§ Assignment: Report how many lines of the following entries include the string "char"; respond with the number alone.

**** Information shown ****

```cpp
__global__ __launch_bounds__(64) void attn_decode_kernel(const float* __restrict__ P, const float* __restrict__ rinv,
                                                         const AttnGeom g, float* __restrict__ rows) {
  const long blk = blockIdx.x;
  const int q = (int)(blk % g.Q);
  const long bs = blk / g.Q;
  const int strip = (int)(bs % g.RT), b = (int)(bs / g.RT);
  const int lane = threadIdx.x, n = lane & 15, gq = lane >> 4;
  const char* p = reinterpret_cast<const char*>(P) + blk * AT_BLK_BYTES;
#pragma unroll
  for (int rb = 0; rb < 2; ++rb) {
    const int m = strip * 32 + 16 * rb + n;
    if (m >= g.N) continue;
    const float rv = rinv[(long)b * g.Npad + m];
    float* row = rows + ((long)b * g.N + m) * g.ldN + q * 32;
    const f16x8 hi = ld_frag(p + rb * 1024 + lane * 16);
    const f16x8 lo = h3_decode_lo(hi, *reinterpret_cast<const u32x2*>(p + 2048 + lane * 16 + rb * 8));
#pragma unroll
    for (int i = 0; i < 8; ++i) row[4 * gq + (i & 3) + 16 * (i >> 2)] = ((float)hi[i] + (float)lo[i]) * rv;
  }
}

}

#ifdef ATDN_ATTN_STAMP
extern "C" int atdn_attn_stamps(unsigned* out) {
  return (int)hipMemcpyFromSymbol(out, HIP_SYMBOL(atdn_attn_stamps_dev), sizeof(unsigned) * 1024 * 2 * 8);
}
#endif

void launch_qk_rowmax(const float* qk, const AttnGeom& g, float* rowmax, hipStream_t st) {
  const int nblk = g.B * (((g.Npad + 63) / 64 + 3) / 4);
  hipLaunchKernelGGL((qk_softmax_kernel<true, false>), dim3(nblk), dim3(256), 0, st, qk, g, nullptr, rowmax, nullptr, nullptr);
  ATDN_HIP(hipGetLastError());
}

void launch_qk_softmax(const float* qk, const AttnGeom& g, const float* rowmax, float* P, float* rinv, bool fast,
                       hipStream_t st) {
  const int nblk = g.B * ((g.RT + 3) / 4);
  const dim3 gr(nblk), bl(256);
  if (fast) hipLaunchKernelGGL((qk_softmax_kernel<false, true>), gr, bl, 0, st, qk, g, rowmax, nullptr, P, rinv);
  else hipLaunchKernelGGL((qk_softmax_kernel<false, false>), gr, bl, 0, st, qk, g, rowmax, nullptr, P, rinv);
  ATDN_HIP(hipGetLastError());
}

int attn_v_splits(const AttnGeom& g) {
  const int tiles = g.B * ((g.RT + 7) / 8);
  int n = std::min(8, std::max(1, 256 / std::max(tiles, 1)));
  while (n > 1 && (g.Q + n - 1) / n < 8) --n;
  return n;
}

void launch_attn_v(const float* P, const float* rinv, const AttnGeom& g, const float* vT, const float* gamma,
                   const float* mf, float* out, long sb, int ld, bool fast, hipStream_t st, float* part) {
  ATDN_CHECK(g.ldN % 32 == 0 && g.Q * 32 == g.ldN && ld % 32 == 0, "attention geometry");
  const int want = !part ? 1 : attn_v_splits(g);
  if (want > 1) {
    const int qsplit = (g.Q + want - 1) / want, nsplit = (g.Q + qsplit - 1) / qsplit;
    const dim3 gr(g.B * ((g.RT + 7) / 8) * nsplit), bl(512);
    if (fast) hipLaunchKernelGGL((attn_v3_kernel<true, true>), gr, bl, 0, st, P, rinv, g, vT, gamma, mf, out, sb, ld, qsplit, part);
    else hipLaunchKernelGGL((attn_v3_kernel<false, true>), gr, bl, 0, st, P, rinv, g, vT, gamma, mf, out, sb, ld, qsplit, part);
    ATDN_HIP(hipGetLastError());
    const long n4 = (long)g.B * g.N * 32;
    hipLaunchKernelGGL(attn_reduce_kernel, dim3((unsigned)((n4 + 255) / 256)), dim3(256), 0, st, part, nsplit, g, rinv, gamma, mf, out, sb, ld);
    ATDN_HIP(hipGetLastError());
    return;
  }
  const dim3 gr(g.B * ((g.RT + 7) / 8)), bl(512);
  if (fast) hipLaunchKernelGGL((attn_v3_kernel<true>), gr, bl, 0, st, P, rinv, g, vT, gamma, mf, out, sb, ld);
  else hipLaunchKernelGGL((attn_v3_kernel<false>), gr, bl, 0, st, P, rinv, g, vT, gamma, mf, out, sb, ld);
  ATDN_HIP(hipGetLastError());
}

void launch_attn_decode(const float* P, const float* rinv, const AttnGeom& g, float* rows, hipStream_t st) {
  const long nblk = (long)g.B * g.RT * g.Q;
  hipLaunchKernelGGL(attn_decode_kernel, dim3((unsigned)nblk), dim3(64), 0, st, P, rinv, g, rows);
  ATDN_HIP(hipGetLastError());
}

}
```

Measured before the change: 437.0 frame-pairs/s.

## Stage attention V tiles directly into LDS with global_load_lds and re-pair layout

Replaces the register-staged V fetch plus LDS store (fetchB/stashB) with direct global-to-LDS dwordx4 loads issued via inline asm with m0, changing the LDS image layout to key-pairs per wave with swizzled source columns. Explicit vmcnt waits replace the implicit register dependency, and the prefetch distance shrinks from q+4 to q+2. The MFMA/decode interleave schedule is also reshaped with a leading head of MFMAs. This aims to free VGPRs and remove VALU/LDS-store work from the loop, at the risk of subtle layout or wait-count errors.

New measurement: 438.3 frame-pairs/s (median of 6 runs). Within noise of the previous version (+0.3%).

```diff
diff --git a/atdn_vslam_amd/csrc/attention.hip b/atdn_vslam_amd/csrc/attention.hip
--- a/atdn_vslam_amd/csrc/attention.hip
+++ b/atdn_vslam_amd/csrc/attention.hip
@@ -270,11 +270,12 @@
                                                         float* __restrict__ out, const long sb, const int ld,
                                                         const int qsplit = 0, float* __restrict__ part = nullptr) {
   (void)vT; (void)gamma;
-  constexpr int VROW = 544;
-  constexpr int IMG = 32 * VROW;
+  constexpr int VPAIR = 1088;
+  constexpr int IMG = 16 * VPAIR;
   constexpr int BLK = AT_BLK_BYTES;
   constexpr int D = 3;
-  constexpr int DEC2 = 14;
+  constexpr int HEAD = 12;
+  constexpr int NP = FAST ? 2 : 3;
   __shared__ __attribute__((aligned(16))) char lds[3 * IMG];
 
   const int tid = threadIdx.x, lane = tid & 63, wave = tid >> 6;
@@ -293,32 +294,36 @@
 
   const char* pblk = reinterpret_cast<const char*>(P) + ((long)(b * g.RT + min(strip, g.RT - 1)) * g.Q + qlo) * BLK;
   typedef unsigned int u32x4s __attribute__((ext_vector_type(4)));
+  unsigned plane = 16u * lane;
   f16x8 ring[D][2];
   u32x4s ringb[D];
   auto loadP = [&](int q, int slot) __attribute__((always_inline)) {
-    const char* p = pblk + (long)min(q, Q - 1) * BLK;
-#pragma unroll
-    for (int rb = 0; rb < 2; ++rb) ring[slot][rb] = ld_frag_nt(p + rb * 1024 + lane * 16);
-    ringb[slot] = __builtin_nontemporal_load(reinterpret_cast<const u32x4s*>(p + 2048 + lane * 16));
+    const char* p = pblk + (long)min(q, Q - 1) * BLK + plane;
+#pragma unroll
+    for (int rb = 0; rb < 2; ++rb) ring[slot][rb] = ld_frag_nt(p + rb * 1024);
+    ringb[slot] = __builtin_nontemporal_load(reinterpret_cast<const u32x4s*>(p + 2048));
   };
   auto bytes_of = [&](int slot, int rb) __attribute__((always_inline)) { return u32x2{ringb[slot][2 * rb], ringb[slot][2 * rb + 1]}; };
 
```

****
**** Information shown ****

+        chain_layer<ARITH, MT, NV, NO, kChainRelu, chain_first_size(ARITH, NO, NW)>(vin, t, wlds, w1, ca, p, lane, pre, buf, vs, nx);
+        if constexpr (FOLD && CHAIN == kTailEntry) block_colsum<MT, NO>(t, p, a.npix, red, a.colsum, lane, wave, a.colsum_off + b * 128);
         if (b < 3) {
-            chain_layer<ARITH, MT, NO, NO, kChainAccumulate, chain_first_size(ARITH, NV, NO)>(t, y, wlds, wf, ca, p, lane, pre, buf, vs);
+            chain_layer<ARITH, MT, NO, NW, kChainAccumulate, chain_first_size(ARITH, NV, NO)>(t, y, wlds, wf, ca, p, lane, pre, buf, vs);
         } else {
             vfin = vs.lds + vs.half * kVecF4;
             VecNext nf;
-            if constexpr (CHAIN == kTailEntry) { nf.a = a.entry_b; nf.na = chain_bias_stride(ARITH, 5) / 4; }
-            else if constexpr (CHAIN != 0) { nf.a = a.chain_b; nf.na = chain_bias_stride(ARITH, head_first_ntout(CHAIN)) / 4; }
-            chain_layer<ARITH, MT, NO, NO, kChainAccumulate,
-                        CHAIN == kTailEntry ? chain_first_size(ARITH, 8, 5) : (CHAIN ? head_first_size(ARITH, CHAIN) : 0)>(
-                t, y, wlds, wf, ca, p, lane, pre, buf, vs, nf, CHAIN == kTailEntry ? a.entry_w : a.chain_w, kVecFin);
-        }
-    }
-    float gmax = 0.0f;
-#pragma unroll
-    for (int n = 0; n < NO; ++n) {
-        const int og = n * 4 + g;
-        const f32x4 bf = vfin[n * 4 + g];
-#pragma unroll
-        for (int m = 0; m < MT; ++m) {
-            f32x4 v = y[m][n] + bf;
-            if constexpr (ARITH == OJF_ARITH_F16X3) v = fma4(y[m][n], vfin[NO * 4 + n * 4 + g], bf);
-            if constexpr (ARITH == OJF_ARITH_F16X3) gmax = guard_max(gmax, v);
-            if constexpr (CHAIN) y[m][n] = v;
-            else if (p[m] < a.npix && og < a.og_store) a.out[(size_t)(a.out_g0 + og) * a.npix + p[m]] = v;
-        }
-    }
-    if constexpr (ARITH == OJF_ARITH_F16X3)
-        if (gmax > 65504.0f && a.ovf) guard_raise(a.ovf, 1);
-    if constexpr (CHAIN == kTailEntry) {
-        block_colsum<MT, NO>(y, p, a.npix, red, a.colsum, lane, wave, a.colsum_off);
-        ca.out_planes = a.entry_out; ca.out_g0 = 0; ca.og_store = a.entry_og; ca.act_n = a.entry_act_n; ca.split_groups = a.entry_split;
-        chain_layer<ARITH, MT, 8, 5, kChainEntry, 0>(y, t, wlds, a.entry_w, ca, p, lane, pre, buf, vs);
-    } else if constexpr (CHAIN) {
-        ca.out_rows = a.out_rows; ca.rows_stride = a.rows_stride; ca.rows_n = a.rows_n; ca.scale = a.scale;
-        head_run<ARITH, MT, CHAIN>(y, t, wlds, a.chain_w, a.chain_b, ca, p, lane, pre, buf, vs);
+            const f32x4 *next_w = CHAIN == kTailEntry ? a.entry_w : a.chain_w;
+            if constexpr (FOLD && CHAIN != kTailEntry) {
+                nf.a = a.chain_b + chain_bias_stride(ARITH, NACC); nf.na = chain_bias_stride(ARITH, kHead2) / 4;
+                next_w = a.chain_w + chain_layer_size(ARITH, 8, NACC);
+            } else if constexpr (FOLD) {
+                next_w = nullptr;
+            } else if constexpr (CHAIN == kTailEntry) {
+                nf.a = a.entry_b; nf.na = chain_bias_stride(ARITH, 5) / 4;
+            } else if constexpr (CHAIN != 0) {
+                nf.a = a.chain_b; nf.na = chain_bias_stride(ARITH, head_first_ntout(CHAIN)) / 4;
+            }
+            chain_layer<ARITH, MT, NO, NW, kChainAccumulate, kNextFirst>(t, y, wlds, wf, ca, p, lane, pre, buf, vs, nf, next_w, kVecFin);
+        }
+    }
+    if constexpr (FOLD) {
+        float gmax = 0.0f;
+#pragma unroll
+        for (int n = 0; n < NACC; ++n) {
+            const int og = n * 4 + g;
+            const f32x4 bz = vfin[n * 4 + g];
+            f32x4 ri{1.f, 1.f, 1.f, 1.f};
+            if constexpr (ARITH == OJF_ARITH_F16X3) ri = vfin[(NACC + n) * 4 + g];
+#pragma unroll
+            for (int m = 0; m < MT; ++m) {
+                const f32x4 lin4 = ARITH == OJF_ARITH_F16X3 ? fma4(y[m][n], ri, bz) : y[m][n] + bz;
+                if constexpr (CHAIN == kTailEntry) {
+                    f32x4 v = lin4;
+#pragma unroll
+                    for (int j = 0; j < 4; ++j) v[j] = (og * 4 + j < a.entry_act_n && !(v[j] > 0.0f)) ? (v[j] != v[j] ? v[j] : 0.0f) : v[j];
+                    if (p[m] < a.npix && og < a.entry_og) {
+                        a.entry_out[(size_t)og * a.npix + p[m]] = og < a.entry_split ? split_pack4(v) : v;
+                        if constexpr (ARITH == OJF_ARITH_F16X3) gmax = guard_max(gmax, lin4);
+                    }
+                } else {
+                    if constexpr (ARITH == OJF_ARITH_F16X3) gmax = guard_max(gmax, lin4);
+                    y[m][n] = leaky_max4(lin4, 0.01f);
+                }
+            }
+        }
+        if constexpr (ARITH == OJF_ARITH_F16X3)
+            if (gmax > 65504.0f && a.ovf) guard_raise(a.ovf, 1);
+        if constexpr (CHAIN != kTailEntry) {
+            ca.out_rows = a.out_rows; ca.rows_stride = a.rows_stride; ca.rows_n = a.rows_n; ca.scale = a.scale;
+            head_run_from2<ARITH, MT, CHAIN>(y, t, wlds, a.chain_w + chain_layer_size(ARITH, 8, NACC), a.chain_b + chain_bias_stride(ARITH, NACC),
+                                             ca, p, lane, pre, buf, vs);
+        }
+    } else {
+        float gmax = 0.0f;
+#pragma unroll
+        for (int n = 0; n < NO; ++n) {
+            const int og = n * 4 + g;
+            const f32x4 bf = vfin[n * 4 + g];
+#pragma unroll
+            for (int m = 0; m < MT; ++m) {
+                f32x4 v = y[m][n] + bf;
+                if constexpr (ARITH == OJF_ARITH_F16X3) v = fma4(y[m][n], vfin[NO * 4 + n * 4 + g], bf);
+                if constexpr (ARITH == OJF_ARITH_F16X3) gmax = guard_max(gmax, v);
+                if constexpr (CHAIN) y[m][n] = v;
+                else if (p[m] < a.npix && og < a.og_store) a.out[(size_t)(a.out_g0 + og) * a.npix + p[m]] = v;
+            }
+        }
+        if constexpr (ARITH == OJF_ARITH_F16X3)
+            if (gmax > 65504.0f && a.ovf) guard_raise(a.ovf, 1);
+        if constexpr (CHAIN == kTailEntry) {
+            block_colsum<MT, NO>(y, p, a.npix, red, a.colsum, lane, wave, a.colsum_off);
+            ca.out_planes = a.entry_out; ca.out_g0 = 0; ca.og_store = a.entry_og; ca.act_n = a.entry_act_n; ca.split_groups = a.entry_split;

****
**** Information shown ****

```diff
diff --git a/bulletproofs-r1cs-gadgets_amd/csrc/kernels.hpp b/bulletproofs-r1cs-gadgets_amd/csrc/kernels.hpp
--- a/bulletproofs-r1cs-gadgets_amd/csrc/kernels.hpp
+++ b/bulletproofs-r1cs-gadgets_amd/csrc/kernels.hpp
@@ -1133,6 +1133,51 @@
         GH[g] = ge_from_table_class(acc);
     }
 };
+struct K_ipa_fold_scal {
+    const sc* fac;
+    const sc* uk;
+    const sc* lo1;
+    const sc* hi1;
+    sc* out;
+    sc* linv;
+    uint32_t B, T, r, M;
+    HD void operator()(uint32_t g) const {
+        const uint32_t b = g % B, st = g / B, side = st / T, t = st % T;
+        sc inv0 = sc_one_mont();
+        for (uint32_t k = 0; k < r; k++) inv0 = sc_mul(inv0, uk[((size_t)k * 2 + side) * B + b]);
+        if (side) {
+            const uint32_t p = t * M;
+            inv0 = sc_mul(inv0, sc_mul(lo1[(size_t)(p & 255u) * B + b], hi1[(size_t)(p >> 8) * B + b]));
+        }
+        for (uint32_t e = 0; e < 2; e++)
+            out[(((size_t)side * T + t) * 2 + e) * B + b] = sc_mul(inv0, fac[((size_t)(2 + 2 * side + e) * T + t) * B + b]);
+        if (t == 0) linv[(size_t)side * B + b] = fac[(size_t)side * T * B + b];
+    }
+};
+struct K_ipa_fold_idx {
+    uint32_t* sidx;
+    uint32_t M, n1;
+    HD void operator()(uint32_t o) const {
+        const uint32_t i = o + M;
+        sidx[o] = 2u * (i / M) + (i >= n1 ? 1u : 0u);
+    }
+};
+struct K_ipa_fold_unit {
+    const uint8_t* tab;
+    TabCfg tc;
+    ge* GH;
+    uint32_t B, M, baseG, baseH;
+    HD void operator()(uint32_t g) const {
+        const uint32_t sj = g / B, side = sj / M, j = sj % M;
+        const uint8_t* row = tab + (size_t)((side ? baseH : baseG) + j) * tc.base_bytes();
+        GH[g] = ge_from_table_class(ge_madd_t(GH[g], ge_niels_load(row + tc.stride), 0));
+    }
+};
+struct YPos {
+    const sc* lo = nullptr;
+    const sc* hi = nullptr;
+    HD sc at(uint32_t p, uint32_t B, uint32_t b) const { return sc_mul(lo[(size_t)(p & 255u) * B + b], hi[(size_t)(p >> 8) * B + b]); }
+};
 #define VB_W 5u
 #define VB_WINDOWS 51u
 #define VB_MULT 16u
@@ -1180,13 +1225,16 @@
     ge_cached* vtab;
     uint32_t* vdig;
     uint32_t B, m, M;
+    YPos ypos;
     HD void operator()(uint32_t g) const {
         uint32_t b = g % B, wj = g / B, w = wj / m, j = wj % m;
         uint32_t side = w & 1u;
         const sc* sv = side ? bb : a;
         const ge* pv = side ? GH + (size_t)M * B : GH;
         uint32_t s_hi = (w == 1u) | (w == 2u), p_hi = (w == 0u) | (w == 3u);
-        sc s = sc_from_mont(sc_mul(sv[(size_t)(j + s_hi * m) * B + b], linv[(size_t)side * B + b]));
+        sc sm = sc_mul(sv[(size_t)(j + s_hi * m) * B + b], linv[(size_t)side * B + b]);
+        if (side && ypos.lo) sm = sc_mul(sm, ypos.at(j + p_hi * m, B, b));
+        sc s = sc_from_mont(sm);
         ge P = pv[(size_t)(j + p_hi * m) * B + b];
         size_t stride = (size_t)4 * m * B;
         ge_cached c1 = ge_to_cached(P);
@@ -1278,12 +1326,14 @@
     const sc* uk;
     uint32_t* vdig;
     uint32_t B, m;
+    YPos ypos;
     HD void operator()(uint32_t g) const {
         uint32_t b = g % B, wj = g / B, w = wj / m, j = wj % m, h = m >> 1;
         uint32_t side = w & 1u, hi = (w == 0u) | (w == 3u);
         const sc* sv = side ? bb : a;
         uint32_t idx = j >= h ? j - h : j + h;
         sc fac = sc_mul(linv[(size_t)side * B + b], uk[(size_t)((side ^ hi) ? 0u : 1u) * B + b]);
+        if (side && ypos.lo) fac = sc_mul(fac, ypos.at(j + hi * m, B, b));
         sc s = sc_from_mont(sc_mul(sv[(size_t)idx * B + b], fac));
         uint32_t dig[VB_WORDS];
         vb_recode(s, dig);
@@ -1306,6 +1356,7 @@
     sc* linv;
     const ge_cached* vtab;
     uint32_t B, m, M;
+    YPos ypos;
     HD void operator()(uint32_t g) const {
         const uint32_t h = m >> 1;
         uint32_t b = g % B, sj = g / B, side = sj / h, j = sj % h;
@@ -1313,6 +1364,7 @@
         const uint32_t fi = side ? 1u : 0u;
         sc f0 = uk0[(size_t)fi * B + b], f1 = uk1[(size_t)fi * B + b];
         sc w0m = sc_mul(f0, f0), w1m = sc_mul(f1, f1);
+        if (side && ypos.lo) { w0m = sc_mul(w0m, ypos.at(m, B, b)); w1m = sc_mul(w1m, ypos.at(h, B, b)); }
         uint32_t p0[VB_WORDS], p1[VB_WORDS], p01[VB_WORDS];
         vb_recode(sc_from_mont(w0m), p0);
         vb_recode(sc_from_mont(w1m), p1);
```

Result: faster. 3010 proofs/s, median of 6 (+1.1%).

****

§ Task response: 5